The data —
jittor-myc-nerfs_amd/csrc/tvr_march_body.inc:

```
    static_assert(!(CP && LDSL), "the CP lines (up to 96 channels) do not go through LDS");
    static_assert(!(VOL && (CP || LDSL)), "the baked volume replaces the factored evaluation: no lines in LDS, no CP lines");
    extern __shared__ __attribute__((aligned(16))) unsigned char lds_raw[];
    const int lane = threadIdx.x & 63;
    const int wave = __builtin_amdgcn_readfirstlane(threadIdx.x >> 6);
    const int n_waves = blockDim.x >> 6;
    unsigned *cursor = (unsigned *)lds_raw;
    const float4 *ls0 = (const float4 *)(lds_raw + MARCH_HDR);
    const int ln0 = LDSL ? (sc.grid[2] + 1) * MARCH_LSTRIDE : 0, ln1 = LDSL ? (sc.grid[1] + 1) * MARCH_LSTRIDE : 0, ln2 = LDSL ? (sc.grid[0] + 1) * MARCH_LSTRIDE : 0;
    const float4 *ls1 = ls0 + ln0, *ls2 = ls1 + ln1;
    float *bufw = (float *)(ls2 + ln2) + (size_t)wave * s_cap;
    unsigned short *bufj = (unsigned short *)((float *)(ls2 + ln2) + (size_t)n_waves * s_cap) + (size_t)wave * s_cap;
#ifdef TVR_MARCH_TIMELINE
    unsigned long long tl_chunks = 0ull, tl_rays = 0ull;
    if (mo.stats && threadIdx.x == 0) mo.stats[32 + 8 * blockIdx.x] = __builtin_amdgcn_s_memrealtime();
#endif
    if (threadIdx.x == 0) *cursor = 0u;
    unsigned long long *slots = (unsigned long long *)(lds_raw + 16);
    if (threadIdx.x < MARCH_SLOTS) slots[threadIdx.x] = 0ull;
    unsigned long long *gstat = (unsigned long long *)(lds_raw + 16 + 8 * MARCH_SLOTS);
    if (threadIdx.x < 3) gstat[threadIdx.x] = 0ull;
    if (LDSL) {
        float4 *dst = (float4 *)(lds_raw + MARCH_HDR);
        for (int i = threadIdx.x; i < (sc.grid[2] + 1) * 4; i += blockDim.x) dst[(i >> 2) * MARCH_LSTRIDE + (i & 3)] = sc.dline[0][i];
        for (int i = threadIdx.x; i < (sc.grid[1] + 1) * 4; i += blockDim.x) dst[ln0 + (i >> 2) * MARCH_LSTRIDE + (i & 3)] = sc.dline[1][i];
        for (int i = threadIdx.x; i < (sc.grid[0] + 1) * 4; i += blockDim.x) dst[ln0 + ln1 + (i >> 2) * MARCH_LSTRIDE + (i & 3)] = sc.dline[2][i];
    }
    __syncthreads();
#ifdef TVR_MARCH_TIMELINE
    if (mo.stats && threadIdx.x == 0) mo.stats[32 + 8 * blockIdx.x + 1] = __builtin_amdgcn_s_memrealtime();
#endif
    const int sub = lane & 3;
    unsigned long long clk0 = 0ull, ref0 = 0ull;
    if (mo.stats && threadIdx.x == 0) { clk0 = __builtin_amdgcn_s_memtime(); ref0 = __builtin_amdgcn_s_memrealtime(); }

    unsigned long long st_eval = 0, st_bbox = 0, st_term = 0;
    int last_start = 0;

    for (;;) {
        unsigned ci = 0;
        if (lane == 0) ci = atomicAdd(cursor, 1u);
        ci = __builtin_amdgcn_readfirstlane(ci);
        int ray_start, ray_len;
        {
            const unsigned k = ci / MARCH_TILE, slot = k & (MARCH_SLOTS - 1u);
            if ((ci % MARCH_TILE) == 0u) {
                unsigned t = 0, len = MARCH_TILE;
                if (lane == 0) {
                    if ((long long)n_rays >= 8LL * MARCH_TILE * (long long)gridDim.x && (long long)last_start + 2LL * MARCH_TILE * (long long)gridDim.x >= (long long)n_rays)
                        len = MARCH_TAIL;
                    t = atomicAdd(mo.counter + MARCH_CTR_WORD, len);
                    const unsigned long long genw = (unsigned long long)(k + 1u) | (len == MARCH_TAIL ? 0x80000000ull : 0ull);
#ifdef TVR_FAULT_INJECT_MARCH
                    if (blockIdx.x == 0 && k == 3u) __hip_atomic_store(&slots[slot], ((unsigned long long)(k + 1u + MARCH_SLOTS) << 32) | t, __ATOMIC_RELEASE, __HIP_MEMORY_SCOPE_WORKGROUP);
                    else
#endif
                    __hip_atomic_store(&slots[slot], (genw << 32) | t, __ATOMIC_RELEASE, __HIP_MEMORY_SCOPE_WORKGROUP);
                }
                ray_start = (int)__builtin_amdgcn_readfirstlane(t);
                ray_len = (int)__builtin_amdgcn_readfirstlane(len);
            } else {
                unsigned long long v;
                unsigned spins = 0u, fault = 0u;
                for (;;) {
                    v = __hip_atomic_load(&slots[slot], __ATOMIC_ACQUIRE, __HIP_MEMORY_SCOPE_WORKGROUP);
                    const unsigned gen = (unsigned)(v >> 32) & 0x7fffffffu;
                    if (gen == k + 1u) break;
                    if (gen > k + 1u) { fault = 1u; break; }
                    if (++spins > MARCH_SPIN_LIMIT) { fault = 2u; break; }
                    __builtin_amdgcn_s_sleep(1);
                }
                if (fault) {
                    if (lane == 0) atomicOr(mo.counter + 2, fault);
                    break;
                }
                ray_start = (int)(unsigned)v;
                ray_len = (v >> 63) ? MARCH_TAIL : MARCH_TILE;
            }
        }
        if (ray_start >= n_rays) break;
        if ((int)(ci % MARCH_TILE) >= ray_len) continue;
        last_start = ray_start;
        const int ray = ray_start + (int)(ci % MARCH_TILE);
        if (ray >= n_rays) continue;
        float o[3], d[3];
#pragma unroll
        for (int k = 0; k < 3; ++k) {
            o[k] = rays[(size_t)ray * 6 + k];
            d[k] = rays[(size_t)ray * 6 + 3 + k];
        }
        const float tmin = ray_tmin(sc, o, d);
        const bool has_jit = sm.jitter != nullptr;
        const float u = has_jit ? sm.jitter[ray] : 0.0f;
        const float *__restrict__ zrow = sm.zv ? sm.zv + (size_t)ray * S : nullptr;
        float lam6 = 1.0f;
        int n6 = 0;

        float T = 1.0f, acc_l = 0.0f, dep_l = 0.0f;
        int napp = 0;
        bool seen = false, terminated = false;
        int c = 0;
        for (; c * 64 < S; ++c) {
            const int j = c * 64 + lane;
            const bool inr = j < S;
            float fj = (float)j, fj1 = (float)(j + 1);
            if (has_jit) { fj = fj + u; fj1 = fj1 + u; }
            float z = tmin + sc.step * fj;
            float z1 = tmin + sc.step * fj1;
            if (zrow) {
                z = inr ? zrow[j] : 0.0f;
                z1 = (j < S - 1) ? zrow[j + 1] : z;
            }
            float p[3], n[3], f[3];
            bool bbox = inr;
#pragma unroll
            for (int k = 0; k < 3; ++k) {
                p[k] = o[k] + d[k] * z;
                bbox = bbox & !((sc.lo[k] > p[k]) | (p[k] > sc.hi[k]));
            }
            bool valid = bbox;
            if (sc.avol != nullptr) {
                if (bbox) valid = sc.abits ? alpha_positive(sc, p) : (alpha_lookup(sc, p) > 0.0f);
            }
            int i0[3];
            float w[3];
#pragma unroll
            for (int k = 0; k < 3; ++k) {
                n[k] = (p[k] - sc.lo[k]) * sc.inv[k] - 1.0f;
                f[k] = unnorm(n[k], sc.gm1[k]);
                const float fl = floorf(f[k]);
                i0[k] = (int)fl;
                w[k] = f[k] - fl;
            }
            const unsigned long long mb = __ballot(bbox), mv = __ballot(valid);
            if (DENSE) {
                const size_t q = (size_t)ray * S + j;
                if (inr) {
                    if (dn.z) dn.z[q] = z;
                    if (dn.valid) dn.valid[q] = valid;
                    if (dn.bbox_valid) dn.bbox_valid[q] = bbox;
                    if (dn.cell) { dn.cell[q * 3] = i0[0]; dn.cell[q * 3 + 1] = i0[1]; dn.cell[q * 3 + 2] = i0[2]; }
                }
            }
            st_bbox += __popcll(mb);
            if (mv == 0ull) {
                if (DENSE && inr) {
                    const size_t q = (size_t)ray * S + j;
                    if (dn.sigma_feature) dn.sigma_feature[q] = 0.f;
                    if (dn.sigma) dn.sigma[q] = 0.f;
                    if (dn.alpha) dn.alpha[q] = 0.f;
                    if (dn.weight) dn.weight[q] = 0.f;
                }
                if (mb == 0ull && seen && !DENSE) break;
                continue;
            }
            seen = true;
            st_eval += __popcll(mv);
#ifdef TVR_MARCH_TIMELINE
            tl_chunks++;
#endif

            float sf = 0.0f;
            if constexpr (VOL) {
                if (valid) sf = vol_density(dvol, sc.grid[0] + 1, sc.grid[1] + 1, i0[0], i0[1], i0[2], w[0], w[1], w[2]);
            } else {
#pragma unroll
                for (int k4 = 0; k4 < 4; ++k4) {
                    const bool v = quad_bcast_i((int)valid, k4) != 0;
                    if (__ballot(v) == 0ull) continue;
                    const int ix = quad_bcast_i(i0[0], k4), iy = quad_bcast_i(i0[1], k4), iz = quad_bcast_i(i0[2], k4);
                    const float wx = quad_bcast_f(w[0], k4), wy = quad_bcast_f(w[1], k4), wz = quad_bcast_f(w[2], k4);
                    float part = 0.0f;
                    if constexpr (CP) {
                        if (v) part = cp_density_quad(sc, cp, ix, iy, iz, wx, wy, wz, sub);
                    } else
                    if (v && LDSL) {
                        const float4 a = vm_term_lds(sc.dplane[0], ls0, sc.grid[0], ix, iy, iz, wx, wy, wz, sub);
                        const float4 b = vm_term_lds(sc.dplane[1], ls1, sc.grid[0], ix, iz, iy, wx, wz, wy, sub);
                        const float4 cc = vm_term_lds(sc.dplane[2], ls2, sc.grid[1], iy, iz, ix, wy, wz, wx, sub);
                        part = ((a.x + a.y) + (a.z + a.w)) + ((b.x + b.y) + (b.z + b.w)) + ((cc.x + cc.y) + (cc.z + cc.w));
                    } else if (v) {
                        const float4 a = vm_term<4, false>(sc.dplane[0], sc.dline[0], sc.grid[0], sc.grid[1], sc.grid[2], ix, iy, iz, wx, wy, wz, sub);
                        const float4 b = vm_term<4, false>(sc.dplane[1], sc.dline[1], sc.grid[0], sc.grid[2], sc.grid[1], ix, iz, iy, wx, wz, wy, sub);
                        const float4 cc = vm_term<4, false>(sc.dplane[2], sc.dline[2], sc.grid[1], sc.grid[2], sc.grid[0], iy, iz, ix, wy, wz, wx, sub);
                        part = ((a.x + a.y) + (a.z + a.w)) + ((b.x + b.y) + (b.z + b.w)) + ((cc.x + cc.y) + (cc.z + cc.w));
                    }
                    part += quad_perm_f<QUAD_XOR1>(part);
                    part += quad_perm_f<QUAD_XOR2>(part);
                    if (sub == k4) sf = part;
                }
            }

            float sigma = 0.0f;
            if (valid) sigma = (sc.act == 0) ? softplus_f(sf + sc.shift) : fmaxf(sf, 0.0f);
            float dist = (j < S - 1) ? (z1 - z) : 0.0f;
            dist = dist * sc.scale;
            const float alpha = 1.0f - expf(-sigma * dist);
            const float fT = (1.0f - alpha) + 1e-10f;
            if (mo.lam6) {
                float f6 = inr ? (1.0f - alpha) + 1e-6f : 1.0f;
#pragma unroll
                for (int off = 32; off > 0; off >>= 1) f6 = f6 * __shfl_xor(f6, off);
                lam6 = lam6 * f6;
                n6 += min(64, S - c * 64);
            }
            float incl = fT;
#pragma unroll
            for (int off = 1; off < 64; off <<= 1) {
                const float t = __shfl_up(incl, off);
                if (lane >= off) incl = incl * t;
            }
            float excl = __shfl_up(incl, 1);
            if (lane == 0) excl = 1.0f;
            const float Tj = T * excl;
            const float wgt = alpha * Tj;
            acc_l += wgt;
            dep_l += wgt * z;
            const bool app = wgt > sc.thres;
            const unsigned long long ma = __ballot(app);
            if (ma) {
                const int pos = napp + __popcll(ma & ((1ull << lane) - 1ull));
                if (app) { bufw[pos] = wgt; bufj[pos] = (unsigned short)j; }
                napp += __popcll(ma);
            }
            T = T * __shfl(incl, 63);
            if (DENSE && inr) {
                const size_t q = (size_t)ray * S + j;
                if (dn.sigma_feature) dn.sigma_feature[q] = valid ? sf : 0.f;
                if (dn.sigma) dn.sigma[q] = sigma;
                if (dn.alpha) dn.alpha[q] = alpha;
                if (dn.weight) dn.weight[q] = wgt;
            }
            if (T < eps_T) { terminated = true; ++c; break; }
        }
        if (DENSE) {
            for (int cc = c; cc * 64 < S; ++cc) {
                const int j = cc * 64 + lane;
                if (j < S) {
                    const size_t q = (size_t)ray * S + j;
                    const float fjj = has_jit ? ((float)j + u) : (float)j;
                    if (dn.z) dn.z[q] = zrow ? zrow[j] : tmin + sc.step * fjj;
                    if (dn.valid) dn.valid[q] = 0;
                    if (dn.bbox_valid) dn.bbox_valid[q] = 0;
                    if (dn.cell) { dn.cell[q * 3] = 0; dn.cell[q * 3 + 1] = 0; dn.cell[q * 3 + 2] = 0; }
                    if (dn.sigma_feature) dn.sigma_feature[q] = 0.f;
                    if (dn.sigma) dn.sigma[q] = 0.f;
                    if (dn.alpha) dn.alpha[q] = 0.f;
                    if (dn.weight) dn.weight[q] = 0.f;
                }
            }
        }
        st_term += terminated ? 1 : 0;
#ifdef TVR_MARCH_TIMELINE
        tl_rays++;
#endif

        const float acc = wave_sum(acc_l);
        const float dep = wave_sum(dep_l);
        unsigned base = 0;
        if (lane == 0 && napp > 0) base = atomicAdd(mo.counter, (unsigned)napp);
        base = __shfl(base, 0);
        if (lane == 0) {
            mo.ray_off[ray] = base;
            mo.ray_cnt[ray] = (unsigned)napp;
            mo.acc[ray] = acc;
            mo.depth[ray] = dep + (1.0f - acc) * d[2];
            if (mo.lam6) mo.lam6[ray] = lam6 * expf((float)(S - n6) * 9.5367386e-7f);
            if (DENSE) {
                if (dn.bg_weight) dn.bg_weight[ray] = T;
                if (dn.acc) dn.acc[ray] = acc;
                if (dn.t_min) dn.t_min[ray] = tmin;
            }
        }
        __builtin_amdgcn_fence(__ATOMIC_ACQ_REL, "wavefront");
        for (int i = lane; i < napp; i += 64) {
            const unsigned ej = bufj[i];
            float fj = (float)ej;
            if (has_jit) fj = fj + u;
            const float z = zrow ? zrow[ej] : tmin + sc.step * fj;
            float4 qv;
            qv.x = ((o[0] + d[0] * z) - sc.lo[0]) * sc.inv[0] - 1.0f;
            qv.y = ((o[1] + d[1] * z) - sc.lo[1]) * sc.inv[1] - 1.0f;
            qv.z = ((o[2] + d[2] * z) - sc.lo[2]) * sc.inv[2] - 1.0f;
            qv.w = bufw[i];
            mo.q_pos[base + i] = qv;
            mo.q_ray[base + i] = (unsigned)ray;
            if (mo.q_j) mo.q_j[base + i] = ej;
        }
        __builtin_amdgcn_fence(__ATOMIC_ACQ_REL, "wavefront");
    }
#ifdef TVR_MARCH_TIMELINE
    if (mo.stats && lane == 0) {
        const unsigned long long te = __builtin_amdgcn_s_memrealtime();
        atomicMin((unsigned long long *)&mo.stats[32 + 8 * blockIdx.x + 2], te);
        atomicMax((unsigned long long *)&mo.stats[32 + 8 * blockIdx.x + 3], te);
        atomicAdd((unsigned long long *)&mo.stats[32 + 8 * blockIdx.x + 4], tl_chunks);
        atomicAdd((unsigned long long *)&mo.stats[32 + 8 * blockIdx.x + 5], tl_rays);
    }
#endif
    if (mo.stats) {
        if (lane == 0) {
            atomicAdd(&gstat[0], st_eval);
            atomicAdd(&gstat[1], st_bbox);
            atomicAdd(&gstat[2], st_term);
        }
        __syncthreads();
        if (threadIdx.x == 0) {
            atomicAdd((unsigned long long *)&mo.stats[TVR_STAT_SAMPLES_EVAL], gstat[0]);
            atomicAdd((unsigned long long *)&mo.stats[TVR_STAT_SAMPLES_BBOX], gstat[1]);
            atomicAdd((unsigned long long *)&mo.stats[TVR_STAT_RAYS_TERMINATED], gstat[2]);
            atomicAdd((unsigned long long *)&mo.stats[TVR_STAT_MARCH_CLK], __builtin_amdgcn_s_memtime() - clk0);
            atomicAdd((unsigned long long *)&mo.stats[TVR_STAT_MARCH_REF], __builtin_amdgcn_s_memrealtime() - ref0);
        }
    }
```
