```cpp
__global__ __launch_bounds__(DL_BLOCK, 2) void k_stem_wgrad(const float* __restrict__ g, const float* __restrict__ a,
                                                            const int8_t* __restrict__ win, const float* __restrict__ x8, int N, int H,
                                                            int Wc, int act, int chunks_per_slab, float* __restrict__ part) {
  constexpr int K = 64, C4 = 16;
  __shared__ __attribute__((aligned(16))) float gc[SG_PX * K];
  __shared__ __attribute__((aligned(16))) float xt[3 * SG_XCOLS * 8];
  const int tid = threadIdx.x, lane = tid & 63, wave = tid >> 6;
  const int li = lane & 31, half = lane >> 5;
  const int W = 2 * Wc;
  const int cpr = (Wc + SG_PX - 1) / SG_PX;
  const int total = N * H * cpr;
  const int ch_begin = blockIdx.x * chunks_per_slab, ch_end = min(ch_begin + chunks_per_slab, total);
  f32x16s acc[2][3];
#pragma unroll
  for (int i = 0; i < 2; ++i)
#pragma unroll
    for (int j = 0; j < 3; ++j)
#pragma unroll
      for (int r = 0; r < 16; ++r) acc[i][j][r] = 0.f;
  int b_off[3];
#pragma unroll
  for (int ns = 0; ns < 3; ++ns) {
    const int j = min(li + 32 * ns, 71), tap = j >> 3, c = j & 7;
    b_off[ns] = ((tap / 3) * SG_XCOLS + (tap % 3)) * 8 + c;
  }
  for (int ch = ch_begin; ch < ch_end; ++ch) {
    const int cb = ch % cpr;
    const uint32_t nr = (uint32_t)(ch / cpr);
    const int h = (int)(nr % (uint32_t)H), wc0 = cb * SG_PX;
    __syncthreads();
#pragma unroll
    for (int it = 0; it < SG_PX * C4 / DL_BLOCK; ++it) {
      const int q = tid + it * DL_BLOCK, pl = q / C4, c4 = q % C4;
      f32x4s v = {0.f, 0.f, 0.f, 0.f};
      if (wc0 + pl < Wc) v = pool_bwd_value(g, a, win, H, Wc, C4, act, nr, h, wc0 + pl, c4);
      *reinterpret_cast<f32x4s*>(gc + pl * K + c4 * 4) = v;
    }
    for (int q = tid; q < 3 * SG_XCOLS * 2; q += DL_BLOCK) {
      const int hp = q & 1, col = (q >> 1) % SG_XCOLS, row = (q >> 1) / SG_XCOLS;
      const int hh = h + row - 1;
      int w = (2 * wc0 - 1 + col) % W;
      w = w < 0 ? w + W : w;
      f32x4s v = {0.f, 0.f, 0.f, 0.f};
      if (hh >= 0 && hh < H) v = *reinterpret_cast<const f32x4s*>(x8 + (((size_t)(nr + row - 1)) * W + w) * 8 + hp * 4);
      *reinterpret_cast<f32x4s*>(xt + (row * SG_XCOLS + col) * 8 + hp * 4) = v;
    }
    __syncthreads();
#pragma unroll
    for (int ks = 0; ks < 8; ++ks) {
      const int pl = wave * 16 + ks * 2 + half;
      const float a0 = gc[pl * K + li], a1 = gc[pl * K + 32 + li];
      float b[3];
#pragma unroll
      for (int ns = 0; ns < 3; ++ns) b[ns] = xt[b_off[ns] + 2 * pl * 8];
#pragma unroll
      for (int ns = 0; ns < 3; ++ns) {
        acc[0][ns] = __builtin_amdgcn_mfma_f32_32x32x2f32(a0, b[ns], acc[0][ns], 0, 0, 0);
        acc[1][ns] = __builtin_amdgcn_mfma_f32_32x32x2f32(a1, b[ns], acc[1][ns], 0, 0, 0);
      }
    }
// ... 108 lines not shown
  if (N <= 0 || H <= 0 || W <= 0 || W % 4) return 0;
  return (size_t)stem_wgrad_slabs(N * H * ((W / 2 + SG_PX - 1) / SG_PX)) * 64 * 72 * sizeof(float);
}

extern "C" int dl_stem_wgrad_f32(const float* g_pooled, const float* a, const int8_t* win, const float* x8, int32_t N, int32_t H,
                                 int32_t W, int32_t act, void* workspace, float* dw, dl_stream stream) {
  if (!g_pooled || !a || !win || !x8 || !workspace || !dw || N <= 0 || H <= 0 || W <= 0 || act < 0 || act > 2)
    return dl_fail(DL_ERR_INVALID_ARGUMENT, "dl_stem_wgrad_f32: bad argument");
  if (W % 4 || (size_t)N * H * W * 32 >= ((size_t)1 << 32))
    return dl_fail(DL_ERR_UNSUPPORTED, "dl_stem_wgrad_f32: N=%d H=%d W=%d not supported (W %% 4, conv1 output below 2^32 elements)", N, H, W);
  const int Wc = W / 2, total = N * H * ((Wc + SG_PX - 1) / SG_PX), nslabs = stem_wgrad_slabs(total);
  const int cps = (total + nslabs - 1) / nslabs, grid = (total + cps - 1) / cps;
  hipStream_t st = (hipStream_t)stream;
  const DlProfTag tag{"k_stem_wgrad", "wgrad", N, H, W, 8, 64, 3, 1, 2, 2.0 * N * H * Wc * 64.0 * 72.0,
                      4.0 * ((double)N * H * Wc * 64 * 1.5 + (double)N * H * W * 8) + (double)N * H * (Wc / 2) * 64};
  DL_LAUNCH(tag, k_stem_wgrad, dim3(grid), dim3(DL_BLOCK), st, g_pooled, a, win, x8, N, H, Wc, act, cps, (float*)workspace);
  hipLaunchKernelGGL(k_stem_wgrad_reduce, dim3(64 * 72 / 64), dim3(DL_BLOCK), 0, st, (const float*)workspace, grid, dw);
  return dl_check_launch("dl_stem_wgrad_f32");
}
```

delora_amd/models/ring_conv.py:

```python
import ctypes
import os

import torch

from .. import _lib

ACT = {"none": 0, "tanh": 1, "relu": 2}
USE_WINOGRAD = True
EPI_ADD, EPI_ACT, EPI_DACT, EPI_ADD_GRID = 1, 2, 4, 8


def _ptr(t):
    return ctypes.c_void_p(t.data_ptr()) if t is not None else ctypes.c_void_p(0)


def _stream():
    return ctypes.c_void_p(torch.cuda.current_stream().cuda_stream)


ALLOC_SKEW = 0
_skew_state = {"i": 0}


def _empty(shape, dtype, device):
# ... 282 lines not shown
    y = torch.empty((N, H, W // 2, C), dtype=torch.float32, device=a.device)
    win = torch.empty((N, H, W // 2, C), dtype=torch.int8, device=a.device)
    _lib.check(lib.dl_pool3x3s12_nhwc_fwd(_ptr(a), N, H, W, C, _ptr(y), _ptr(win), _stream()), "dl_pool3x3s12_nhwc_fwd")
    return y, win


def pool_bwd(g, a, win, act):
    lib = _lib.load()
    N, H, W, C = a.shape
    out = torch.empty_like(a)
    _lib.check(lib.dl_pool3x3s12_nhwc_bwd(_ptr(g), _ptr(a), _ptr(win), N, H, W, C, int(act), _ptr(out), _stream()),
               "dl_pool3x3s12_nhwc_bwd")
    return out


class MeanHW(torch.autograd.Function):

    @staticmethod
    def forward(ctx, x):
        lib = _lib.load()
        x = x.contiguous()
        N, H, W, C = x.shape
        y = torch.empty((N, C), dtype=torch.float32, device=x.device)
        _lib.check(lib.dl_mean_hw_nhwc_f32(_ptr(x), N, H * W, C, _ptr(y), _stream()), "dl_mean_hw_nhwc_f32")
        ctx.shape = (N, H, W, C)
        return y

    @staticmethod
    def backward(ctx, g):
        N, H, W, C = ctx.shape
# ... 79 lines not shown

def stem_supported(x_shape, out_channels):
    N, C, H, W = x_shape
    k_ok = out_channels % 64 == 0 or (C == 8 and out_channels in NARROW_STEM_CHANNELS and N * H * W * 64 < (1 << 31))
    return ((C % 8 == 0 and C % 16 != 0) or C == TOWER_CHANNELS) and k_ok and W % 4 == 0 and W >= 4 and H >= 1


def planar_stem_supported(x_shape, out_channels):
    return stem_supported(x_shape, out_channels) and x_shape[1] % 16 != 0


class RingStem(torch.autograd.Function):

    @staticmethod
    def forward(ctx, x, w1, act, *drop):
        if drop and drop[0] is not None:
            seed, p = drop[0]
            x8 = stem_input_drop(x, seed, p)
            ctx.drop_p = float(p)
        else:
            seed = None
            x8 = x.permute(0, 2, 3, 1).contiguous()
        ctx.n_extra = len(drop)
        conv1 = conv_nhwc if w1.shape[0] % 64 == 0 else narrow_conv
        a = conv1(x8, weight_storage(w1), stride=(1, 2), act=act, epilogue=EPI_ACT if act else 0)
        y, win = pool_fwd(a)
        ctx.save_for_backward(x8, a, win, w1, *([seed] if seed is not None else []))
        ctx.act = act
        return y

    @staticmethod
    def backward(ctx, g):
        x8, a, win, w1, *seed = ctx.saved_tensors
        extra = (None,) * ctx.n_extra
        want_x = ctx.needs_input_grad[0]
        lib = _lib.load()
        N, H, W, _ = x8.shape
        nbytes = 0 if want_x or a.shape[3] != 64 or x8.shape[3] != 8 else lib.dl_stem_wgrad_workspace_bytes(N, H, W)
        if nbytes:
            ws = torch.empty((nbytes // 4,), dtype=torch.float32, device=x8.device)
            dw = torch.empty((64, 8, 3, 3), dtype=torch.float32, device=x8.device)
            _lib.check(lib.dl_stem_wgrad_f32(_ptr(g.contiguous()), _ptr(a), _ptr(win), _ptr(x8), N, H, W, int(ctx.act), _ptr(ws), _ptr(dw),
                                             _stream()), "dl_stem_wgrad_f32")
            return (None, dw, None) + extra
        gc = pool_bwd(g.contiguous(), a, win, ctx.act)
        if not want_x and a.shape[3] % 64:
            dw = narrow_wgrad(x8, gc, 3, stride=(1, 2)).permute(0, 3, 1, 2)
            return (None, dw if tuple(dw.stride()) == tuple(w1.stride()) else dw.contiguous(), None) + extra
        xp = torch.cat((x8[:, :, -1:], x8, x8[:, :, :1]), dim=2).permute(0, 3, 1, 2)
        gx, dw, _ = torch.ops.aten.convolution_backward(gc.permute(0, 3, 1, 2), xp, w1, None, (1, 2), (1, 0), (1, 1), False,
                                                        (0, 0), 1, (want_x, True, False))
        if want_x:
            gxp = gx
            gx = gxp[..., 1:-1].clone()
            gx[..., -1] += gxp[..., 0]
            gx[..., 0] += gxp[..., -1]
            if seed:
                gx = gx * dropout_scale(seed[0], SITE_INPUT, ctx.drop_p, x8.numel()).view(x8.shape).permute(0, 3, 1, 2)
        return ((gx if want_x else None), dw, None) + extra
# ... 603 lines not shown
```

include/delora_hip.h:

```cpp
#ifndef DELORA_HIP_H
#define DELORA_HIP_H

#include <stddef.h>
#include <stdint.h>

#ifdef __cplusplus
extern "C" {
#endif

#define DL_ABI_VERSION 10

typedef void* dl_stream;

typedef enum {
  DL_OK = 0,
  DL_ERR_INVALID_ARGUMENT = -1,
  DL_ERR_LAUNCH = -2,
  DL_ERR_UNSUPPORTED = -3
} dl_status;

typedef struct {
  int32_t H;
  int32_t W;
  double hfov0, hfov1;
// ... 197 lines not shown
int dl_conv2d_wgrad_nhwc_h(const void* x, const void* g, float* dw, void* workspace, int32_t N, int32_t H, int32_t W, int32_t C,
                           int32_t K, int32_t ksize, int32_t stride_h, int32_t stride_w, int32_t dtype, dl_stream stream);

typedef dl_wgrad_layer dl_wgrad_h_layer;
size_t dl_conv2d_wgrad_batch_h_workspace_bytes(const dl_wgrad_h_layer* layers, int32_t n);
int dl_conv2d_wgrad_batch_nhwc_h(const dl_wgrad_h_layer* layers, int32_t n, void* workspace, int32_t dtype, dl_stream stream);

int dl_pool3x3s12_nhwc_fwd(const float* a, int32_t N, int32_t H, int32_t W, int32_t C, float* y, int8_t* win, dl_stream stream);
int dl_pool3x3s12_nhwc_bwd(const float* g, const float* a, const int8_t* win, int32_t N, int32_t H, int32_t W, int32_t C,
                           int32_t act, float* g_conv, dl_stream stream);
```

Required action —
From the listing above, return each line with the word "napp".

Solved exercise —
        int napp = 0;
                const int pos = napp + __popcll(ma & ((1ull << lane) - 1ull));
                napp += __popcll(ma);
        if (lane == 0 && napp > 0) base = atomicAdd(mo.counter, (unsigned)napp);
            mo.ray_cnt[ray] = (unsigned)napp;
        for (int i = lane; i < napp; i += 64) {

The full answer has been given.